Obama hat während seiner Präsidentschaft immer wieder die Nähe zur Popkultur gesucht. Er hat Bob Dylan einen Orden umgehängt, Musiker ins Weiße Haus eingeladen, hat selbst bei einem Fundraising-Dinner in einem kurzen, im Internet gefeierten Moment einen Song von Soul-Legende Al Green gesungen.

Noch stärker als Bill Clinton nutzt Obama die Kultur als Brücke. Ohne Anbiederung und Dünkelhaftigkeit pflegt er seine Coolness, ganz ähnlich wie mit den offiziellen Fotos aus dem Weißen Haus. Das Berühmteste zeigt Obama, wie er einer Putzkraft mit der Faust einen Check gibt. Gegen derartige Inszenierung musste Romneys ziemlich uncooles Auftreten ins Leere laufen.

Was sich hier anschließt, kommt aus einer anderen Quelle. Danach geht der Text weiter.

+            if (!J.no_lds && m <= TIE_LDS_N && n_bkt <= TIE_LDS_MAX_BKT && (!have_lam || lam_lds)) {
+                if (done) n_order[4]++;
+                if (m <= 64) {
+                    n_order[0]++;
+                    if (wv == 0) {
+                        const bool act = lane < m;
+                        const uint32_t e = act ? ((have_lam && lane < done) ? uint32_t(ord_lam[lane]) : uint32_t(lane)) : 0u;
+                        const uint2 c = act ? qc[e] : make_uint2(0u, 0u);
+                        const uint32_t bk = act ? bucket_of(c) : 0xffffffffu;
+                        int first = lane;
+                        for (int l = m - 1; l >= 0; l--) first = (uint32_t(__builtin_amdgcn_readlane(int(bk), l)) == bk) ? l : first;
+                        const int key = first * 64 + lane;
+                        int pos = 0, same = 0;
+                        for (int l = 0; l < m; l++) { const int kl = __builtin_amdgcn_readlane(key, l); pos += (kl > key) ? 1 : 0; same += ((kl >> 6) == first) ? 1 : 0; }
+                        if (__any(act && same > TIE_BLIST)) n_order[6]++;
+                        if (act) { ord_lam[pos] = uint16_t(e); ord_qc[pos] = c; }
+                    }
+                    __syncthreads();
+                    lap(8);
+                } else {
+                    n_order[1]++;
+                    constexpr int PER = (TIE_LDS_N + NT_ - 1) / NT_;
+                    uint32_t *hc = ord_tab;
+                    uint16_t *g16 = reinterpret_cast<uint16_t *>(ord_tab + TIE_LDS_N), *tmp16 = g16 + TIE_LDS_N;
+                    uint32_t e[PER], bk[PER], sl[PER], f[PER];
+                    uint2 c[PER];
+                    for (int s0 = tid; s0 < TIE_LDS_T; s0 += NT_) ord_tab[s0] = 0xffffffffu;
+#pragma unroll
+                    for (int u = 0; u < PER; u++) {
+                        const int i = tid + u * NT_;
+                        e[u] = (i < m) ? ((have_lam && i < done) ? uint32_t(ord_lam[i]) : uint32_t(i)) : 0u;
+                    }
+#pragma unroll
+                    for (int u = 0; u < PER; u++) c[u] = (tid + u * NT_ < m) ? qc[e[u]] : make_uint2(0u, 0u);
+#pragma unroll
+                    for (int u = 0; u < PER; u++) bk[u] = (tid + u * NT_ < m) ? bucket_of(c[u]) : 0u;
+                    __syncthreads();
+#pragma unroll
+                    for (int u = 0; u < PER; u++) {
+                        const int i = tid + u * NT_;
+                        sl[u] = 0u;
+                        if (i >= m) continue;
+                        const uint32_t pk = (bk[u] << 9) | uint32_t(i);
+                        uint32_t s_ = (bk[u] * 2654435761u) >> 22;
+                        static_assert(TIE_LDS_T == 1024 && TIE_LDS_N == 512, "slot and index bits");
+                        while (true) {
+                            uint32_t cur = ord_tab[s_];
+                            if (cur == 0xffffffffu) {
+                                cur = atomicCAS(ord_tab + s_, 0xffffffffu, pk);
+                                if (cur == 0xffffffffu) break;
+                            }
+                            if ((cur >> 9) == bk[u]) { (void)atomicMin(ord_tab + s_, pk); break; }
+                            s_ = (s_ + 1u) & uint32_t(TIE_LDS_T - 1);
+                        }
+                        sl[u] = s_;
+                    }
+                    __syncthreads();
+#pragma unroll
+                    for (int u = 0; u < PER; u++) f[u] = ord_tab[sl[u]] & 511u;
+                    __syncthreads();
+                    for (int s0 = tid; s0 < TIE_LDS_N; s0 += NT_) hc[s0] = 0u;
+                    __syncthreads();
+#pragma unroll
+                    for (int u = 0; u < PER; u++) if (tid + u * NT_ < m) (void)atomicAdd(hc + f[u], 1u);
+                    __syncthreads();
+                    {
+                        uint32_t h_[PER], tsum = 0;
+#pragma unroll
+                        for (int u = 0; u < PER; u++) { const int f_ = tid * PER + u; h_[u] = (f_ < m) ? (hc[f_] & 0xffffu) : 0u; tsum += h_[u]; }
+                        uint32_t suf = tsum;
+#pragma unroll
+                        for (int o = 1; o < 64; o <<= 1) {
+                            const uint32_t tv = uint32_t(__shfl_down(int(suf), o));
+                            if (lane + o < 64) suf += tv;
+                        }
+                        if (lane == 0) lds_tot[wv] = suf;
+                        __syncthreads();
+                        uint32_t acc = suf - tsum;
+#pragma unroll
+                        for (int k = 0; k < TIE_NW; k++) acc += (k > wv) ? lds_tot[k] : 0u;
+#pragma unroll
+                        for (int u = PER - 1; u >= 0; u--) { const int f_ = tid * PER + u; if (f_ < TIE_LDS_N) g16[f_] = uint16_t(acc); acc += h_[u]; }
+                    }
+                    __syncthreads();
+                    uint32_t g[PER];
+#pragma unroll
+                    for (int u = 0; u < PER; u++) {
+                        const int i = tid + u * NT_;
+                        g[u] = 0u;
+                        if (i >= m) continue;
+                        g[u] = g16[f[u]];
+                        const uint32_t k_ = atomicAdd(hc + f[u], 0x10000u) >> 16;
+                        tmp16[g[u] + k_] = uint16_t(i);
+                    }
+                    __syncthreads();
+                    bool big = false;
+#pragma unroll
+                    for (int u = 0; u < PER; u++) {
+                        const int i = tid + u * NT_;
+                        if (i >= m) continue;
+                        const uint32_t cn = hc[f[u]] & 0xffffu;
+                        big = big || cn > TIE_BLIST;
+                        uint32_t rank = 0;
+                        for (uint32_t k_ = 0; k_ < cn; k_++) rank += (uint32_t(tmp16[g[u] + k_]) > uint32_t(i)) ? 1u : 0u;
+                        ord_lam[g[u] + rank] = uint16_t(e[u]);
+                        ord_qc[g[u] + rank] = c[u];
+                    }
+                    if (wg_any(big)) n_order[6]++;
+                    lap(9);
+                }
+                have_lam = true; lam_lds = true;
+                done = m;
+                if (done == n) break;
+                if (bi + 1 >= TIE_N_BUCKETS) { fail = true; break; }
+                n_bkt = TIE_BUCKETS[++bi];
+                continue;
+            }
+            if (n_bkt > uint32_t(J.bcap)) { fail = true; break; }
+            if (have_lam && lam_lds) {
+                n_order[5]++;
+                for (int i0 = tid; i0 < done; i0 += NT_) oc[i0] = uint32_t(ord_lam[i0]);
+                tie_wait();
+                __syncthreads();
+                lam_lds = false;
+            }
+            n_order[2]++;
             tag++;
             const unsigned long long tagw = (unsigned long long)(~tag) << 32;
             for (int b0 = tid; b0 < int(n_bkt); b0 += NT_) bcount[b0] = 0u;
@@ -484,10 +631,7 @@
                     const int i = i0 + u * NT_ + tid;
                     bk[u] = 0u; slot[u] = 0u;
                     if (i >= m) continue;
-                    const unsigned long long hv = ((c[u].x >> 31) ? hi_r : hi_q) ^
-                                                  ((unsigned long long)(c[u].x & 0x7fffffffu) * 19349669ull + 0xd15f392b3d4704a2ull) ^
-                                                  ((unsigned long long)(c[u].y) * 83492791ull);
-                    bk[u] = uint32_t(hv % (unsigned long long)n_bkt);
+                    bk[u] = bucket_of(c[u]);
                     Ka[i] = bk[u];
                     Ha[i] = 0u;
                     (void)atomicMin(bfirst + bk[u], tagw | (unsigned long long)uint32_t(i));
@@ -623,10 +767,11 @@
             have_lam = true;
             done = m;
             if (done == n) break;
-            if (bi + 1 >= TIE_N_BUCKETS || TIE_BUCKETS[bi + 1] > uint32_t(J.bcap)) { fail = true; break; }
+            if (bi + 1 >= TIE_N_BUCKETS) { fail = true; break; }
             n_bkt = TIE_BUCKETS[++bi];
         }
         if (fail) break;
+        const bool seed_lds = lam_lds;
 
         int n_next = 0;
         wave_lo = cid;
@@ -636,9 +781,13 @@
             bool t0[TIE_U], t1[TIE_U], t2[TIE_U];
             uint32_t j0[TIE_U], j1[TIE_U], j2[TIE_U];
 #pragma unroll
-            for (int u = 0; u < TIE_U; u++) e[u] = (k0 + u * NT_ + tid < n) ? oc[k0 + u * NT_ + tid] : 0u;
-#pragma unroll
-            for (int u = 0; u < TIE_U; u++) x[u] = (k0 + u * NT_ + tid < n) ? qc[e[u]] : make_uint2(0u, 0u);
+            for (int u = 0; u < TIE_U; u++) e[u] = (!seed_lds && k0 + u * NT_ + tid < n) ? oc[k0 + u * NT_ + tid] : 0u;
+#pragma unroll
+            for (int u = 0; u < TIE_U; u++) {
+                const int k = k0 + u * NT_ + tid;
+                x[u] = make_uint2(0u, 0u);
+                if (k < n) x[u] = seed_lds ? ord_qc[k] : qc[e[u]];
+            }
 #pragma unroll
             for (int u = 0; u < TIE_U; u++) {
                 const bool act = k0 + u * NT_ + tid < n;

In dieser demonstrativen Einigkeit mit der Unterhaltungsbranche, die in den USA wirtschaftlich und ideologisch sehr viel mehr Einfluss hat als in Europa, hat Obama eindeutig Maßstäbe gesetzt. Das Unangestrengte Obamas überdeckt ein wenig die politischen Probleme. In "Signed, Sealed, Delivered" heißt es im Refrain "Uhoo, baby, here I am". Hier bin ich. Barack Obama gibt ein Versprechen ab. Die Wiederwahl ist unterschrieben und besiegelt. Auch die Stars für Obama werden denken: Jetzt wäre ein guter Zeitpunkt zu liefern.